Takeaway: Mild weather helped juice the March PHS print, but even so total contracts signed for existing homes only rose 1% Y/Y.

Our Hedgeye Housing Compendium table (below) aspires to present the state of the housing market in a visually-friendly format that takes about 30 seconds to consume.

PHS | What's the Catalyst? - Compendium 042716


Today’s Focus: March Pending Home Sales 

Pending Home Sales in March rose +1.4% sequentially and accelerated +70bps sequentially to +1.4% year-over-year.  Much of the strength was driven by the strong +18.4% comp out of the Northeast, which likely has weather written all over it.

That +1% YoY growth could be considered “a beat” speaks well to the prevailing environment.

If there was an official Hedgeye Housing Manifesto, the primary prescriptive notion would be that everything that matters happens on the margin.  That is, the forecasting goal centers on divining better/worse not good/bad and front-running those inflections. 

The current challenge – with HMI, NHS, Starts, & PHS all flat for the last year - is that nothing is really happening at the margin and a crawling 2nd derivative convergence to zero isn’t alpha’s playground. 

To frame-up and put some quick context around the nearer-term setup:  Demand comps in the existing market get harder the next few months and, at current levels of activity, transaction volumes would be down ~-1% in Apr/May.  If continued sequential improvement were to persist, demand growth would run 0% to +2% YoY over the next quarter+. 
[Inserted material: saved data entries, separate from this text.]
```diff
-      tile_store<false>(R + o + (long long)j * 64 * ldr, ldr, sT);
-    }
-    if (jb == 0) DBG_STAMP();
-    __threadfence();
-    cluster.sync();
-    if (jb == 0) DBG_STAMP();
-    if (jb + 1 < T) {
-      const int leaf_rank = (jb + 1) % CW;
-      if (rank == leaf_rank) {
-        do_trailing(jb, jb + 1, jb + 1);
-        __threadfence_block();
-        do_leaf(jb + 1);
-      } else {
-        const int slot = rank > leaf_rank ? rank - 1 : rank;
-        work = 0;
-        for (int j = jb + 1; j < T; j++)
-          for (int i = jb + 1; i <= j; i++) {
-            if (i == jb + 1 && j == jb + 1) continue;
-            if (work++ % (CW - 1) != slot) continue;
-            do_trailing(jb, i, j);
-          }
-      }
-    }
-    if (jb == 0) DBG_STAMP();
-    __threadfence();
-    cluster.sync();
-    if (jb == 0) DBG_STAMP();
-  }
-  DBG_STAMP();
-  {
-    int work = 0;
-    for (int j = 0; j < T; j++)
-      for (int i = j + 1; i < T; i++, work++) {
-        if (work % CW != rank) continue;
-        for (int idx = threadIdx.x; idx < 4096; idx += 256)
-          R[(long long)i * 64 + (idx & 63) + ((long long)j * 64 + (idx >> 6)) * ldr] = 0.0;
-      }
-  }
-  for (int bs = 1; bs < T; bs <<= 1) {
-    const int span = 2 * bs;
-    int work = 0;
-    for (int o = 0; o + bs < T; o += span) {
-      const int jend = min(o + span, T);
-      for (int j = o + bs; j < jend; j++)
-        for (int i = o; i < o + bs; i++, work++) {
-          if (work % CW != rank) continue;
-          acc_zero(acc);
-          for (int k = i; k < o + bs; k++) {
-            __syncthreads();
-            tile_load(sA, RiT + (long long)k * 64 + (long long)i * 64 * ldrit, ldrit);
-            tile_load(sB, R + (long long)k * 64 + (long long)j * 64 * ldr, ldr);
-            __syncthreads();
-            tile_mma(acc, sA, sB);
-          }
-          __syncthreads();
-          acc_to_smem_rowmajor(acc, sT, 1.0);
-          __syncthreads();
-          tile_store_from_rowmajor(W + (long long)j * 64 + (long long)i * 64 * ldw, ldw, sT);
-        }
-    }
-    __threadfence();
-    cluster.sync();
-    work = 0;
-    for (int o = 0; o + bs < T; o += span) {
-      const int jend = min(o + span, T);
-      for (int j = o + bs; j < jend; j++)
-        for (int i = o; i < o + bs; i++, work++) {
-          if (work % CW != rank) continue;
-          acc_zero(acc);
-          for (int k = o + bs; k <= j; k++) {
-            __syncthreads();
-            tile_load(sA, W + (long long)k * 64 + (long long)i * 64 * ldw, ldw);
-            tile_load(sB, Ri + (long long)k * 64 + (long long)j * 64 * ldri, ldri);
-            __syncthreads();
-            tile_mma(acc, sA, sB);
-          }
-          __syncthreads();
-          acc_to_smem_colmajor(acc, sA, -1.0);
-          acc_to_smem_rowmajor(acc, sB, -1.0);
-          __syncthreads();
-          tile_store<false>(Ri + (long long)i * 64 + (long long)j * 64 * ldri, ldri, sA);
-          tile_store_from_rowmajor(RiT + (long long)j * 64 + (long long)i * 64 * ldrit, ldrit, sB);
-        }
-    }
-    __threadfence();
-    cluster.sync();
-  }
-  DBG_STAMP();
 }
 }
 
 namespace {
 constexpr int LEAF_SMEM = 3 * LEAF_MAX * LD * (int)sizeof(double);
-constexpr int BASECASE_SMEM = (4 * TILE_DOUBLES + 128 + 512 + 256) * (int)sizeof(double);
+constexpr int BASECASE_SMEM = (6 * TILE_DOUBLES + 128 + 512 + 256) * (int)sizeof(double) + BC_NSLOT * ((int)sizeof(int) + 1);
 }
 capital_status_t leaf_init(capital_ctx* ctx) {
   CAP_CUDA(cudaFuncSetAttribute(leaf_kernel, cudaFuncAttributeMaxDynamicSharedMemorySize, LEAF_SMEM));
@@ -594,23 +759,41 @@
   auto kernel = cw == 2 ? basecase_kernel<2> : cw == 4 ? basecase_kernel<4> : cw == 8 ? basecase_kernel<8> : nullptr;
   if (!kernel) return CAPITAL_ERR_INVALID;
   constexpr int smem = BASECASE_SMEM;
+  constexpr int DBG_N = 8 * BC_DBG_TASKS * 4;
   long long* dbg = nullptr;
   if (getenv("CAPITAL_BC_DEBUG") && !bt) {
-    CAP_TRY(ctx->workspace("bc_dbg", 64 * sizeof(long long), (void**)&dbg));
-    CAP_CUDA(cudaMemsetAsync(dbg, 0, 64 * sizeof(long long), st));
+    CAP_TRY(ctx->workspace("bc_dbg", DBG_N * sizeof(long long), (void**)&dbg));
+    CAP_CUDA(cudaMemsetAsync(dbg, 0, DBG_N * sizeof(long long), st));
   }
   const int tli = ctx->tl_begin(st, 3, nb);
   kernel<<<dim3(cw, bt ? (unsigned)bt->batch : 1u), 256, smem, st>>>(nb, W, ldw, R, ldr, Ri, ldri, RiT, ldrit, bt ? bt->info : ctx->d_info,
                                                                       dbg, bt ? bt->s : BatchStrides{});
   ctx->tl_end(st, tli);
   if (dbg) {
-    long long h[32];
-    CAP_CUDA(cudaMemcpyAsync(h, dbg, sizeof(h), cudaMemcpyDeviceToHost, st));
+    std::vector<long long> h(DBG_N);
+    CAP_CUDA(cudaMemcpyAsync(h.data(), dbg, DBG_N * sizeof(long long), cudaMemcpyDeviceToHost, st));
     CAP_CUDA(cudaStreamSynchronize(st));
-    fprintf(stderr, "[bc nb=%d] leaf0=%lld bar=%lld panel0=%lld bar=%lld trail0+leaf1=%lld bar=%lld | chol_total=%lld inverse=%lld total=%lld cycles\n", nb,
-            h[1] - h[0], h[2] - h[1], h[3] - h[2], h[4] - h[3], h[5] - h[4], h[6] - h[5], h[7] - h[0], h[8] - h[7], h[8] - h[0]);
-    fprintf(stderr, "   leaf64: load=%lld total=%lld | warp32: pre=%lld potrf=%lld trtri=%lld store=%lld\n", h[20] - h[0], h[21] - h[20], h[24] - h[20],
-            h[25] - h[24], h[26] - h[25], h[27] - h[26]);
+    long long t0 = LLONG_MAX, t1 = 0, last_leaf = 0;
+    for (int i = 0; i < DBG_N; i += 4)
+      if (h[i]) { t0 = std::min(t0, h[i + 1]); t1 = std::max(t1, h[i + 3]); if ((h[i] - 1) % 8 == K_CHAIN || (h[i] - 1) % 8 == K_LEAF) last_leaf = std::max(last_leaf, h[i + 3]); }
+    const char* names[] = {"leaf", "panel", "trail", "tinv", "rinv", "zero", "chain"};
+    fprintf(stderr, "[bc nb=%d] span %.1f us, after the last leaf %.1f us (ns of %%globaltimer from the first task's start)\n", nb,
+            (t1 - t0) * 1e-3, (t1 - last_leaf) * 1e-3);
+    for (int r = 0; r < cw; r++) {
+      long long busy = 0, wait = 0;
+      std::string line;
+      for (int e = 0; e < BC_DBG_TASKS; e++) {
+        const long long* x = h.data() + (r * BC_DBG_TASKS + e) * 4;
+        if (!x[0]) break;
+        const long long tag = x[0] - 1;
+        busy += x[3] - x[2]; wait += x[2] - x[1];
+        char buf[96];
+        snprintf(buf, sizeof(buf), " %s(%lld,%lld,%lld)[w%.1f r%.1f @%.1f]", names[tag % 8], tag / 8 % 8, tag / 64 % 8, tag / 512 % 8,
+                 (x[2] - x[1]) * 1e-3, (x[3] - x[2]) * 1e-3, (x[3] - t0) * 1e-3);
+        line += buf;
+      }
+      fprintf(stderr, "  rank %d: run %.1f us, wait %.1f us:%s\n", r, busy * 1e-3, wait * 1e-3, line.c_str());
+    }
   }
   ctx->counters.kernel_launches++;
   ctx->counters.leaf_launches++;
```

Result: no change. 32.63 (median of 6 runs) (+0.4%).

So, -2%-to-+2% is your fundamental demand backdrop through the balance of 1H16.   Note, also, that (unlike NHS/Starts) existing sales have already fully mean-reverted back above average historical levels of activity so the easy asymmetry/upside has already been captured. 

Summarily, with demand stagnating, price growth beginning to roll, supply constraints persisting, the preponderance of domestic macro data decelerating and no discrete, large-scale catalysts we're not seeing much for housing bulls to hang their hat on here presently. 

 PHS | What's the Catalyst? - PHS Units   YoY

PHS | What's the Catalyst? - PHS Regional YoY

PHS | What's the Catalyst? - PHS LT

About Pending Home Sales:

The Pending Home Sales Index is a monthly data release from the National Association of Realtors (NAR) and is considered a leading indicator for housing activity in the US. It is a leading indicator for Existing Home Sales, not New Home Sales. A pending home sale reflects the signing of a contract, but not the closing of the transaction, which occurs 1-2 months later. The NAR uses data from the MLS and large brokers to calculate the Pending Home Sales index. An index value of 100 corresponds to the average level of activity during 2001.

Frequency:

The NAR Pending Home Sales index is released between the 25th and the 31st of each month and covers data from the prior month.